A common observation made across all metrics is that the data obtained for
\(S_{fixed}\) cover a wider range of values compared to that of
\(S_{UHTP}\) for all six metrics. This complements what we found with the makespan values of task
\(Q_{chair}\) from Section
5, where the makespan’s standard deviation of
\(P_{fixed}\) was higher than that of UHTP. We again attribute this trend to the fact that there is a split among participants–those whose choice of color ordering matched the fixed-policy robot’s sequence of actions and those that did not–which is not an issue for
\(S_{UHTP}\) due to its adaptive properties.

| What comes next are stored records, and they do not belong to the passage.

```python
def _overlaps(a, b, cycles=6000000):
    e0, e1, e2 = (torch.cuda.Event(enable_timing=True) for _ in range(3))
# ... 1331 lines not shown
```

Measured before the change: 1085.

## Add 2D patch tiling for planes conv and adaptive K-chunk policy

Adds an optional kernel form that maps each 128-row tile to an 8x16 spatial patch of one image instead of a linear pixel range. The aim is better input reuse across overlapping taps. It also adds a default-on policy that shrinks the per-pass channel chunk (kc) for multi-tap convolutions with many tiles, targeting about 32 tap-chunks per pass. The patch path is off by default and uses padded tiles at the image edges. The chunk policy changes pipeline granularity for all eligible layers.

```diff
diff --git a/include/yolo_hip.h b/include/yolo_hip.h
--- a/include/yolo_hip.h
+++ b/include/yolo_hip.h
@@ -26,8 +26,10 @@
 
 enum { YOLO_OPT_CONV_WIN = 0, YOLO_OPT_STAMPS = 1, YOLO_OPT_CONV_SK = 2, YOLO_OPT_CONV_PATCH = 5, YOLO_OPT_WGRAD_WIN = 6,
        YOLO_OPT_NMS_WALK = 7 ,
-       YOLO_OPT_AB = 8  };
+       YOLO_OPT_AB = 8 ,
+       YOLO_OPT_PLANES_PATCH = 9, YOLO_OPT_PLANES_CHUNK = 10 };
 int yolo_set_option(int key, int value);
+int yolo_planes_patch_policy(int mode, int ntaps, int N, int Hg, int Wg, int Cout);
 const char* yolo_last_conv_kernel(int* launches_host);
 size_t yolo_conv_workspace_bytes(void);
 int yolo_set_conv_workspace(void* p, size_t bytes, void* stream);
diff --git a/tf2_yolo_amd/_lib.py b/tf2_yolo_amd/_lib.py
--- a/tf2_yolo_amd/_lib.py
+++ b/tf2_yolo_amd/_lib.py
@@ -46,6 +46,7 @@
     "yolo_abi_version": (c_int, []),
     "yolo_device_available": (c_int, []),
     "yolo_set_option": (c_int, [c_int, c_int]),
+    "yolo_planes_patch_policy": (c_int, [c_int, c_int, c_int, c_int, c_int, c_int]),
     "yolo_last_conv_kernel": (c_char_p, [POINTER(c_int)]),
     "yolo_mfma_probe": (c_int, [_P, _P, c_int, c_int, POINTER(c_double), _P]),
     "yolo_set_debug_buffer": (c_int, [_P, c_size_t]),
@@ -190,7 +191,7 @@
             "yolo_nms_workspace_bytes", "yolo_pr_curve_workspace_bytes", "yolo_wgrad_workspace_bytes", "yolo_adam_lr_t",
             "yolo_grad_sqnorm_workspace_bytes", "yolo_decode_batch_workspace_bytes", "yolo_nms_batch_workspace_bytes",
             "yolo_match_batch_workspace_bytes", "yolo_pr_curves_workspace_bytes",
-            "yolo_set_option", "yolo_set_debug_buffer", "yolo_set_conv_workspace", "yolo_set_wgrad_workspace"}
+            "yolo_planes_patch_policy", "yolo_set_option", "yolo_set_debug_buffer", "yolo_set_conv_workspace", "yolo_set_wgrad_workspace"}
 
 
 class _Recorded:
diff --git a/tf2_yolo_amd/csrc/conv_args.hpp b/tf2_yolo_amd/csrc/conv_args.hpp
--- a/tf2_yolo_amd/csrc/conv_args.hpp
+++ b/tf2_yolo_amd/csrc/conv_args.hpp
@@ -124,12 +124,15 @@
 bool conv_small_head_supported(const GatherConvArgs& a);
 int launch_conv_small(GatherConvArgs& a, hipStream_t st, int* nwg);
 bool gather_planes_supported(const GatherConvArgs& a);
+bool planes_patch_policy(int mode, int ntaps, int N, int Hg, int Wg, int Cout);
+int planes_chunk_policy(int mode, int ntaps, int ncls, long long tiles, int cpt);
 int conv_split_parts(const GatherConvArgs& a, long long nb, int bm, int min_cb, int idle_div);
 int launch_split_reduce(GatherConvArgs& a, int bm, hipStream_t st);
 float* conv_split_slabs();
 int launch_conv_win(GatherConvArgs& a, int variant, hipStream_t st);
 bool conv_win_supported(const GatherConvArgs& a);
-enum { OPT_CONV_WIN = 0, OPT_STAMPS = 1, OPT_CONV_SK = 2, OPT_DBG = 3, OPT_TILE_ORDER = 4, OPT_CONV_PATCH = 5, OPT_WGRAD_WIN = 6, OPT_NMS_WALK = 7, OPT_EXP = 8, OPT_COUNT = 16 };
+enum { OPT_CONV_WIN = 0, OPT_STAMPS = 1, OPT_CONV_SK = 2, OPT_DBG = 3, OPT_TILE_ORDER = 4, OPT_CONV_PATCH = 5, OPT_WGRAD_WIN = 6, OPT_NMS_WALK = 7, OPT_EXP = 8,
+       OPT_PLANES_PATCH = 9, OPT_PLANES_CHUNK = 10, OPT_COUNT = 16 };
 int set_conv_workspace(void* p, size_t bytes, hipStream_t st);
 extern void* g_dbg_buf;
 extern size_t g_dbg_bytes;
diff --git a/tf2_yolo_amd/csrc/conv_planes.hip b/tf2_yolo_amd/csrc/conv_planes.hip
--- a/tf2_yolo_amd/csrc/conv_planes.hip
+++ b/tf2_yolo_amd/csrc/conv_planes.hip
@@ -254,6 +254,7 @@
 constexpr int PF_DEEP1 = 128;
 constexpr int PF_DEEP2 = 256;
 constexpr int PF_BNRED = 512;
+constexpr int PF_PATCH = 1024;
 template <int BM, int BN, int WGM, int WGN, int FORM = 0, int PASSES = 3>
 __global__ __launch_bounds__(64 * WGM * WGN, (WGM * WGN >= 4 ? 2 : 1)) void gather_conv_planes_kernel(const GatherConvArgs a) {
   static_assert(planes_passes_ok(PASSES), "1 or 3 MFMA passes");
@@ -283,17 +284,29 @@
   const int tile = xcd_remap(SPLIT ? (int)blockIdx.x - part * a.nblocks : (int)blockIdx.x, a.nblocks);
   constexpr bool MULTI = (FORM & PF_MULTI) != 0;
   constexpr bool BNRED = (FORM & PF_BNRED) != 0;
+  constexpr bool PATCH = (FORM & PF_PATCH) != 0;
+  static_assert(!PATCH || (BM == 128 && (FORM & (PF_SPLIT | PF_BNRED | PF_DEEP1 | PF_DEEP2)) == 0 && PASSES == 3),
+                "patch tiles: 8 x 16 pixels, plain and multi-class three-pass forms only");
   const int tile_n = tile % a.tiles_n;
   const int cls = MULTI ? (tile / a.tiles_n) % a.ncls : 0;
   const int tile_m = MULTI ? tile / (a.tiles_n * a.ncls) : tile / a.tiles_n;
   const long long m0 = (long long)tile_m * BM;
   const int n0 = tile_n * BN;
-  const EpiGeom G = MULTI ? EpiGeom{a.cls[cls].M, a.cls[cls].Hg, a.cls[cls].Wg, a.cls[cls].ooy, a.cls[cls].oox, 0, 0, 0,
-                                    tile_m * a.ncls + cls + 1}
-                          : epi_geom_of(a);
+  EpiGeom G = MULTI ? EpiGeom{a.cls[cls].M, a.cls[cls].Hg, a.cls[cls].Wg, a.cls[cls].ooy, a.cls[cls].oox, 0, 0, 0,
+                              tile_m * a.ncls + cls + 1}
+                    : epi_geom_of(a);
   const int tap0 = MULTI ? a.cls[cls].tap0 : 0;
   const int ntaps = MULTI ? a.cls[cls].ntaps : a.ntaps;
-  if (MULTI && m0 >= G.M) {
+  bool past_end = m0 >= G.M;
+  if constexpr (PATCH) {
+    const int tx = (G.Wg + 15) >> 4, ty = (G.Hg + 7) >> 3;
+    G.pn = tile_m / (tx * ty);
+    const int rem = tile_m - G.pn * (tx * ty);
+    G.py0 = (rem / tx) * 8;
+    G.px0 = (rem % tx) * 16;
+    past_end = G.pn >= a.N;
+  }
+  if (MULTI && past_end) {
     if (a.bwd_y != nullptr)
       for (int c = tid; c < BN; c += 64 * NW)
         if (n0 + c < a.Cout) {
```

Comparing Participant’s Responses for Different Orderings of Scenarios: We further analyze potential ordering effects in participants’ self-reported responses by plotting participant responses across the two scenario orderings in Figure
14. The left sides of Figures
14(a) and
14(b) show the responses for participants who interacted with
\(S_{fixed}\) first (ordering
\(O_{fixed}\)), and the right sides of the figures show the responses for participants who interacted with
\(S_{UHTP}\) first (ordering
\(O_{UHTP}\)). We observe from Figure
14(a) that more participants from
\(O_{UHTP}\) responded to
\(S_{fixed}\) with responses like ‘Always’ and ‘Most of the time’ than participants from
\(O_{fixed}\). Since a lower response is better across all four metrics, this implies that
\(O_{UHTP}\) participants penalized
\(S_{fixed}\) more severely than
\(O_{fixed}\) participants.
\(O_{UHTP}\) participants whose choice of color order did not match with the fixed policy in
\(S_{fixed}\) observed the robot changing into a less efficient partner, while the opposite occurred with
\(O_{fixed}\) participants. We believe that interacting with a robot partner whose performance degraded across conditions elicited a stronger reaction in participants than interacting with a robot partner whose performance improved, resulting in stronger responses from
\(O_{UHTP}\) participants. The observed trend complements a concept from human psychology studies known as loss aversion, which states that an individual experiences a loss more severely than an equivalent gain [
30]. This analysis shows a measurable effect of changing the ordering of participant scenarios on the participants’ responses, although this does not affect participant workload (see Figure
14(b)). We note that this disparity in participant responses does not negate the significant differences in metrics observed between
\(S_{fixed}\) and
\(S_{UHTP}\), but we include this observation to show the importance of counterbalancing the ordering of scenarios presented to reduce order effects for our study.